The common denominator in all these different forms is that they are linear: it’s the same story told over and over again, with no real variation. But what if there was another way to tell stories? What if you could take these well-worn ideas and combine them together – creating something truly unique?
Well, that’s exactly what VR aims to do! Virtual Reality will be taking a look at some of the most popular stories out there today but also subverting your expectations by playing around with their structure. More often than not, the latter will turn into its own form of storytelling which you can play around with yourself! For example, let’s take a closer look at the popular TV series Game of Thrones.

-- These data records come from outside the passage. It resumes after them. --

static_assert(sizeof(LmState) <= 64 * sizeof(int), "LmState must fit one wavefront-wide copy");
static_assert(sizeof(LmState) == 64 * sizeof(int), "LmState is exactly 64 dwords");

struct LmTraceRow {
  int level, iter, n_res, accepted, stop;
  float err, lambda_after;
  float delta[6];
};
constexpr int kTraceCap = 128;

__device__ __forceinline__ double readlane_d(double v, int src_lane) {
  const int lo = __builtin_amdgcn_readlane(__double2loint(v), src_lane);
  const int hi = __builtin_amdgcn_readlane(__double2hiint(v), src_lane);
  return __hiloint2double(hi, lo);
}

__device__ __forceinline__ void solve_damped_wave_regs(const double* acc, float lambda, float delta_out[6]) {
  const int lane = threadIdx.x & 63;
  const int i = lane >> 3, j = lane & 7;
  const bool in = (i < 6 && j < 7);
// ... 112 lines not shown
    for (int i = 0; i < 9; i++) {
      const float id = (i == 0 || i == 4 || i == 8) ? 1.0f : 0.0f;
      V[i] = (id + ca * Om[i]) + cb * Om2[i];
    }
  }
  o->tx = (V[0] * a[0] + V[1] * a[1]) + V[2] * a[2];
  o->ty = (V[3] * a[0] + V[4] * a[1]) + V[5] * a[2];
  o->tz = (V[6] * a[0] + V[7] * a[1]) + V[8] * a[2];
}
__device__ __forceinline__ void lm_apply_step_wave(LmState* s, int max_iters) {
  Se3 d;
  se3_exp_wave(s->delta, &d);
  se3_left_update(d, s->cur, &s->inc);
  se3_to_colmajor(s->inc, s->T);
  s->iter++;
  if (!(max_iters > s->iter)) { s->active = 0; s->stop_reason = 3; }
}

constexpr int kRowFloats = 15;
constexpr int kRowSub = 8;
template <int T> struct RowBuf {
  static constexpr int kStride = T / kRowSub + 4;
  static constexpr int W = kRowSub * kStride;
  static constexpr int kBytes = kRowFloats * W * (int)sizeof(float);
};

__device__ __forceinline__ void rows_store(float* __restrict__ rows, int W, int t, const float J[6], float w, float r, bool valid) {
  const int p = (t % kRowSub) * (W / kRowSub) + t / kRowSub;
#pragma unroll
  for (int a = 0; a < 6; a++) {
    rows[a * W + p] = valid ? J[a] : 0.0f;
    rows[(6 + a) * W + p] = valid ? J[a] * w : 0.0f;
  }
  rows[12 * W + p] = valid ? r : 0.0f;
  rows[13 * W + p] = valid ? r * w : 0.0f;
  rows[14 * W + p] = valid ? 1.0f : 0.0f;
}
__device__ __forceinline__ void rows_store_z(float* __restrict__ rows, int W, int t, const float J[6], float w, float r, bool valid) {
  const int p = (t % kRowSub) * (W / kRowSub) + t / kRowSub;
#pragma unroll
  for (int a = 0; a < 6; a++) {
    rows[a * W + p] = J[a];
    rows[(6 + a) * W + p] = J[a] * w;
  }
  rows[12 * W + p] = r;
  rows[13 * W + p] = r * w;
  rows[14 * W + p] = valid ? 1.0f : 0.0f;
}
__device__ __forceinline__ void rows_of_quantity(int q, int* rowA, int* rowB) {
  int a = 0, k = q;
  while (a < 5 && k >= 6 - a) { k -= 6 - a; a++; }
  if (q < 21) { *rowA = 6 + a; *rowB = a + k; }
  else if (q < 27) { *rowA = 6 + (q - 21); *rowB = 12; }
  else if (q == 27) { *rowA = 13; *rowB = 12; }
  else { *rowA = 14; *rowB = 14; }
}
template <int CTRL> __device__ __forceinline__ double dpp_d(double v) {
  const int lo = __builtin_amdgcn_update_dpp(0, __double2loint(v), CTRL, 0xf, 0xf, false);
  const int hi = __builtin_amdgcn_update_dpp(0, __double2hiint(v), CTRL, 0xf, 0xf, false);
  return __hiloint2double(hi, lo);
}
__device__ __forceinline__ double rows_butterfly8(double acc) {
  const double up = dpp_d<0x104>(acc), dn = dpp_d<0x114>(acc);
  acc += (threadIdx.x & 4) ? dn : up;
  acc += dpp_d<0x4E>(acc);
  acc += dpp_d<0xB1>(acc);
  return acc;
}
template <int T, int S>
__device__ __forceinline__ double rows_accumulate(const float* __restrict__ rows, int rowA, int rowB, int s, double acc) {
  static_assert(S == kRowSub && (T / S) % 4 == 0, "the row layout is built for S sub-lanes");
  constexpr int W = RowBuf<T>::W;
  const float4* A = (const float4*)(rows + rowA * W + s * RowBuf<T>::kStride);
  const float4* B = (const float4*)(rows + rowB * W + s * RowBuf<T>::kStride);
#pragma unroll
  for (int i = 0; i < T / S / 4; i++) {
    const float4 a = A[i], b = B[i];
    acc = fma((double)a.x, (double)b.x, acc);
    acc = fma((double)a.y, (double)b.y, acc);
    acc = fma((double)a.z, (double)b.z, acc);
    acc = fma((double)a.w, (double)b.w, acc);
  }
  return acc;
}

__device__ __forceinline__ double wave_sum64(double v) {
  v += dpp_d<0xB1>(v);
  v += dpp_d<0x4E>(v);
  v += dpp_d<0x141>(v);
  v += dpp_d<0x140>(v);
  const double r0 = readlane_d(v, 0), r1 = readlane_d(v, 16), r2 = readlane_d(v, 32), r3 = readlane_d(v, 48);
  return (r0 + r1) + (r2 + r3);
}
__device__ __forceinline__ float tdist_term(float e2, float sigma_sqr) { return e2 * (1.0f + 200.0f) / (200.0f + e2 / sigma_sqr); }
__device__ __forceinline__ float tdist_next_sigma(double total, int n) { return sqrtf((float)(total / (double)n)); }
__device__ __forceinline__ bool tdist_converged(float nxt, float cur) { return !(fabsf(nxt - cur) >= 1e-3f); }
constexpr int kTdistMaxPasses = 1000;

constexpr int kTdistChunksMax = 640;
ODO_KERNEL void __launch_bounds__(1024) lm_tdist_scale_kernel(const float* __restrict__ res, int n,
                                                               const LmState* __restrict__ st, int expect_level,
                                                               float* __restrict__ scale_sqr_out, int list_order,
                                                               int* __restrict__ only_if = nullptr) {
  if (!(st->active != 0 && st->level == expect_level)) return;
  if (only_if) {
    if (__hip_atomic_load(only_if, __ATOMIC_RELAXED, __HIP_MEMORY_SCOPE_AGENT) == 0) return;
    __syncthreads();
    if (threadIdx.x == 0) {
      __hip_atomic_store(only_if, 0, __ATOMIC_RELAXED, __HIP_MEMORY_SCOPE_AGENT);
      only_if[1] += 1;
    }
  }
  __shared__ double shs[1024];
  __shared__ int shn[1024];
  __shared__ float sh_sigma;
  __shared__ int sh_done;
  const int t = threadIdx.x;
  float cur = 5.0f;
  if (list_order) {
    double* part = shs;
    const int lane = t & 63, wv = t >> 6;
    const int nchunk = (n + 63) / 64;
    int n_valid = 0;
    constexpr int kPer = kTdistChunksMax / 16;
    float e2[kPer];
    int cnt = 0;
#pragma unroll
    for (int u = 0; u < kPer; u++) {
      const int c = wv + 16 * u, i = 64 * c + lane;
      const float r = (c < nchunk && i < n) ? res[i] : __builtin_nanf("");
      const bool ok = (r == r);
      e2[u] = ok ? r * r : -1.0f;
      cnt += __popcll(__ballot(ok));
    }
    for (int pass = 0; pass < kTdistMaxPasses; pass++) {
      const float sigma_sqr = cur * cur;
#pragma unroll
      for (int u = 0; u < kPer; u++) {
        const int c = wv + 16 * u;
        if (c < nchunk) {
          const double ws = wave_sum64(e2[u] >= 0.0f ? (double)tdist_term(e2[u], sigma_sqr) : 0.0);
          if (lane == 0) part[c] = ws;
        }
      }
      if (pass == 0 && lane == 0) shn[wv] = cnt;
      __syncthreads();
      if (pass == 0) {
        int tot = 0;
#pragma unroll
        for (int w = 0; w < 16; w++) tot += shn[w];
        n_valid = tot;
      }
      double a = 0.0;
      for (int v = lane; 4 * v < nchunk; v += 64) {
        const int c = 4 * v;
        const double p1 = (c + 1 < nchunk) ? part[c + 1] : 0.0, p2 = (c + 2 < nchunk) ? part[c + 2] : 0.0, p3 = (c + 3 < nchunk) ? part[c + 3] : 0.0;
        a += ((part[c] + p1) + p2) + p3;
      }
      const double total = wave_sum64(a);
      const float nxt = (n_valid > 0) ? tdist_next_sigma(total, n_valid) : cur;
      const bool done = (n_valid == 0) || tdist_converged(nxt, cur);
      cur = nxt;
      if (done) break;
      __syncthreads();
    }
    if (t == 0) *scale_sqr_out = cur * cur;
// ... 489 lines not shown
                                                 const ChainOut chain = ChainOut{nullptr, nullptr, 0, 0, 0, 0, 0, 0, 0, 0}) {
  const int t = threadIdx.x;
  if (t < 64) {
    if (t < (int)(sizeof(LmState) / sizeof(int))) ((int*)st_out)[t] = ((const int*)&s_sh)[t];
    if (final_state && s_sh.finished && t < (int)(sizeof(LmState) / sizeof(int))) ((int*)final_state)[t] = ((const int*)&s_sh)[t];
    if (t == 0) {
      if (s_sh.finished && out) lm_write_result(s_sh, cost_stat, out, done_flag, token, chain);
      if (host_prog) {
        if (s_sh.finished) __hip_atomic_store(host_prog + 1, token, __ATOMIC_RELAXED, __HIP_MEMORY_SCOPE_SYSTEM);
        __hip_atomic_store(host_prog, (token << kProgSeqBits) | (seq + 1), __ATOMIC_RELEASE, __HIP_MEMORY_SCOPE_SYSTEM);
      }
    }
  }
}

Game of Thrones is based on the book series A Song of Ice and Fire by George RR Martin. It is a story that is full of violence, intrigue and political machinations – and it has been a huge hit with audiences since it first aired in 2011. But what if we told you that you could also use it as the basis for a murder mystery?
All you need to do is take the basic plot points of the show: there’s a king who’s been murdered, his son is crowned king, and he needs to find out who killed his father. From there, it’s easy to come up with your own characters and plotlines – all you need to do is replace the main characters with suspects and then reveal whodunit at the end of the story! There are no limits to what you can do with an idea like that – so why not go ahead and try it yourself?
So what happens in the next Chapter?
The history of storytelling is one of constant evolution, as new technologies take hold and allow for new ways of telling stories. The basics may remain largely unchanged, but the way they are delivered will continue to change over time!
* Collaboration with FATJOE Publishing.